Dreijer v. Dreijer

200 Mich. 619 | Mich. | 1918

Ostrander, C. J.

Plaintiff is 44, and defendant 47, years of age. They were married in November, 1890, have had five children, four of them — three girls and one boy — living and married. In August or September, 1915, plaintiff filed her bill against defendant asking a decree for separate maintenance and for general relief. In the bill she charges defendant with sexual commerce with other women and shameful conduct. He answered the bill and in his answer asked for affirmative relief, namely, for a decree of divorce. He denied the charges made by his wife and accused her of listening, willingly, to gossip about himself, making unfounded reports the basis of her charges, and unwifely behavior. She answered his cross-bill.

The cause was heard upon pleadings and proofs and a decree made, February 3,1916, divorcing the parties from bed and board and providing for the separate maintenance of plaintiff by defendant, who is ordered *621to pay her the sum of $260 a year, beginning January 26, 1916, in weekly payments of $5 each. Plaintiff is also given possession and use of all household furniture. Costs and a solicitor’s fee of $50, defendant is also ordered to pay.

About a year after the decree was made, the defendant moved the court to modify and amend it so as to grant an absolute divorce and' so as to reduce the amount of alimony. There was an answer to the petition and various affidavits appear to have been presented to the court. The prayer of the petitioner was denied by an order dated April 24, 1917. When this order was entered does not appear beyond this, that the notice of appeal therefrom describes it as entered May 9, 1917. The. record before us was settled by agreement — at least appellee did not oppose and did approve it — and the certificate made thereto by the circuit judge reads:

“The foregoing are all the pleadings in said cause and the affidavits, petitions, exceptions and orders made therein, and it being herein admitted that the material allegations in the bill of complaint and the answer to the cross bill contained are true, and that the said defendant is guilty of the extreme cruelty and misconduct therein charged, and that the material allegations made in the answer and cross bill of the defendant are not true, and that the petition to amend the final decree was heard on answer and affidavits in open court, and denied as herein set forth, therefore, on this 17th day of July, A. D. 1917, said proceedings above set forth, showing the pleadings, decree, petitions, affidavits and other papers on file and of record in said cause and the facts, being the entire case outside of the evidence taken in court therein, are settled and signed as a case-made and settled, pursuant to the statute and within the time prescribed by law.”
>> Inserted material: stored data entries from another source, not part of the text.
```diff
@@ -599,37 +616,27 @@
             ((unsigned short*)C.idx)[row] = (unsigned)a < (unsigned)F ? (unsigned short)a : (unsigned short)0xFFFF;
         }
     };
-    const int cnt = counts[(int64_t)blockIdx.y * gridDim.x + blockIdx.x];
     if (cnt <= cap) {
-        const unsigned int* mylist = lists + ((int64_t)blockIdx.y * gridDim.x + blockIdx.x) * cap;
-        int k = threadIdx.x;
-        for (; k + 3 * 256 < cnt; k += 4 * 256) {
-            unsigned int r[4];
-#pragma unroll
-            for (int q = 0; q < 4; ++q) r[q] = mylist[k + q * 256];
-            double xv[4];
-#pragma unroll
-            for (int q = 0; q < 4; ++q) xv[q] = C.x[r[q]];
-#pragma unroll
-            for (int q = 0; q < 4; ++q) {
-                const int a = bin_round(xv[q], bd);
-                if (OUT8) {
-                    nbad += ((unsigned)a >= (unsigned)F);
-                    ((unsigned char*)C.idx)[r[q]] = (unsigned char)a;
-                } else {
-                    ((unsigned short*)C.idx)[r[q]] = (unsigned)a < (unsigned)F ? (unsigned short)a : (unsigned short)0xFFFF;
-                }
-            }
-        }
-        for (; k < cnt; k += 256) settle((int64_t)mylist[k]);
+        constexpr int V = 8;
+        for (int k = threadIdx.x; k < cnt; k += V * 512) {
+            unsigned int r[V];
+#pragma unroll
+            for (int q = 0; q < V; ++q) r[q] = mylist[k + q * 512 < cnt ? k + q * 512 : cnt - 1];
+            double xv[V];
+#pragma unroll
+            for (int q = 0; q < V; ++q) xv[q] = C.x[r[q]];
+#pragma unroll
+            for (int q = 0; q < V; ++q)
+                if (k + q * 512 < cnt) settle((int64_t)r[q], xv[q]);
+        }
     } else {
         const int64_t lo = (int64_t)blockIdx.x * R;
         int64_t hi = lo + R;
         if (hi > N / 8 * 8) hi = N / 8 * 8;
-        for (int64_t r = lo + threadIdx.x; r < hi; r += 256) settle(r);
+        for (int64_t r = lo + threadIdx.x; r < hi; r += 512) settle(r, C.x[r]);
     }
     if (blockIdx.x == gridDim.x - 1)
-        for (int64_t r = N / 8 * 8 + threadIdx.x; r < N; r += 256) settle(r);
+        for (int64_t r = N / 8 * 8 + threadIdx.x; r < N; r += 512) settle(r, C.x[r]);
     if (OUT8 && nbad) atomicAdd(&bad[blockIdx.y], (unsigned long long)nbad);
 }
 
@@ -679,7 +686,8 @@
 };
 static BucketShape bucket_shape(const gd_ctx* ctx, int nc) {
     BucketShape S;
-    int nblk = (4 * ctx->cu_count + nc - 1) / nc;
+    int nblk = 4 * ctx->cu_count / nc;
+    if (nblk < 1) nblk = 1;
     int64_t R = (ctx->N + nblk - 1) / nblk;
     if (R < 131072) R = 131072;
     R = (R + 4095) / 4096 * 4096;
@@ -695,7 +703,7 @@
     const int nc = (int)R.recs.size();
     const BucketShape S = bucket_shape(ctx, nc);
     return ((int64_t)nc * sizeof(PrebinColB) + 255) / 256 * 256 + ((int64_t)nc * R.nbmax * 2 + 255) / 256 * 256 +
-           ((int64_t)nc * 8 + 255) / 256 * 256 + ((int64_t)nc * S.nblk * 4 + 255) / 256 * 256 + (int64_t)nc * S.nblk * S.cap * 4 + 256;
+           ((int64_t)nc * 8 + 255) / 256 * 256 + (int64_t)nc * S.nblk * S.cap * 4 + 256;
 }
 template <bool OUT8>
 static int bucket_route_launch(gd_ctx* ctx, const BucketRoute& R, char* base, int F, unsigned long long** bad_dev) {
@@ -708,11 +716,10 @@
         return o;
     };
     const int64_t o_recs = take((int64_t)nc * sizeof(PrebinColB)), o_lut = take((int64_t)nc * R.nbmax * 2), o_bad = take((int64_t)nc * 8),
-                  o_cnt = take((int64_t)nc * S.nblk * 4), o_list = take((int64_t)nc * S.nblk * S.cap * 4);
+                  o_list = take((int64_t)nc * S.nblk * S.cap * 4);
     PrebinColB* d_recs = (PrebinColB*)(base + o_recs);
     unsigned short* d_lut = (unsigned short*)(base + o_lut);
     unsigned long long* d_bad = (unsigned long long*)(base + o_bad);
-    int* d_cnt = (int*)(base + o_cnt);
     unsigned int* d_list = (unsigned int*)(base + o_list);
     GD_TRY(gd_h2d(ctx, d_recs, R.recs.data(), (size_t)nc * sizeof(PrebinColB)));
     GD_HIP(hipMemsetAsync(d_bad, 0, (size_t)nc * 8, ctx->stream));
@@ -720,9 +727,7 @@
     GD_KERNEL_CHECK();
     const size_t lds = (size_t)R.nbmax * 2;
     GD_HIP(hipFuncSetAttribute((const void*)k_prebin_bq<OUT8>, hipFuncAttributeMaxDynamicSharedMemorySize, (int)lds));
-    k_prebin_bq<OUT8><<<dim3(S.nblk, nc), 512, lds, ctx->stream>>>(d_recs, ctx->N, S.R, S.cap, R.nbmax, d_lut, d_list, d_cnt);
-    GD_KERNEL_CHECK();
-    k_prebin_fix<OUT8><<<dim3(S.nblk, nc), 256, 0, ctx->stream>>>(d_recs, ctx->N, S.R, S.cap, F, d_list, d_cnt, d_bad);
+    k_prebin_bq<OUT8><<<dim3(S.nblk, nc), 512, lds, ctx->stream>>>(d_recs, ctx->N, S.R, S.cap, R.nbmax, F, d_lut, d_list, d_bad);
     GD_KERNEL_CHECK();
     *bad_dev = d_bad;
     return GD_OK;
```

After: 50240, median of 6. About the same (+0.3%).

We have before us none of the testimony given at the hearing of the divorce suit, but have, as is above indicated, the admission of defendant that the charges *622made by his wife are true and his counter charges unfounded.

What appellant desires is a decree for divorce and it being admitted that the bill was not filed pursuant to 3 Comp. Laws, §§ 8686, 8687 (3 Comp. Laws 1915, §§ 11479, 11480), he invokes the rule that the-discretion of the court may be exercised, in such a case, to grant an absolute divorce against plaintiff’s protest, if it seems to be for the best interests of the parties to do so. Burlage v. Burlage, 65 Mich. 624; Horning v. Horning, 162 Mich. 130. See, also, Utley v. Utley, 155 Mich. 258; Coon v. Coon, 163 Mich. 644; Lacey v. Lacey, 189 Mich. 271; Cole v. Cole, 193 Mich. 655. We said in Burlage v. Burlage, supra, that the authority, where a case is made out for a permanent separation, to grant an absolute divorce, if it appears proper to do so, was not exercised

“To meet the desire of the parties, but on grounds of public policy, to prevent the mischiefs arising from turning out into the world, in enforced celibacy, persons who are neither married or unmarried.”

The discretion of the court in these, as in other, cases will be moved as the facts seem to demand. Defendant is not charged with personal abuse of the plaintiff or with failure to support her. He is charged with having committed adultery and with parading his adulterous conduct and his paramour to the shame of his wife and children. He admits the charges. Before this suit was begun, another suit was instituted, for a like reason, but it would appear the evidence to sustain the charges was not available, or it was by her assumed that it was not. In any event, upon defendant’s denials she discontinued the suit and marital relations were resumed, to be again broken off when defendant’s conduct forced her to take some action.

Defendant says his earnings are insufficient to support himself and pay the stipulated alimony. He is now in default in this behalf. It does not appear that *623his financial condition will be improved by his remarriage. He was, when the decree was granted, a traveling salesman, earning, he says, about $65 a month. He now earns, he says, $14 a week. I am impressed that the provision for alimony is reasonable and that the order appealed from should stand. In view of all disclosed circumstances, public policy will be fairly served if defendant is permitted to continue the modest payments in aid of the support of his wife which the decree below provides for.

Order affirmed.

■ Bird, Moore, Steere, Brooke, Fellows, Stone, and Kuhn, JJ., concurred.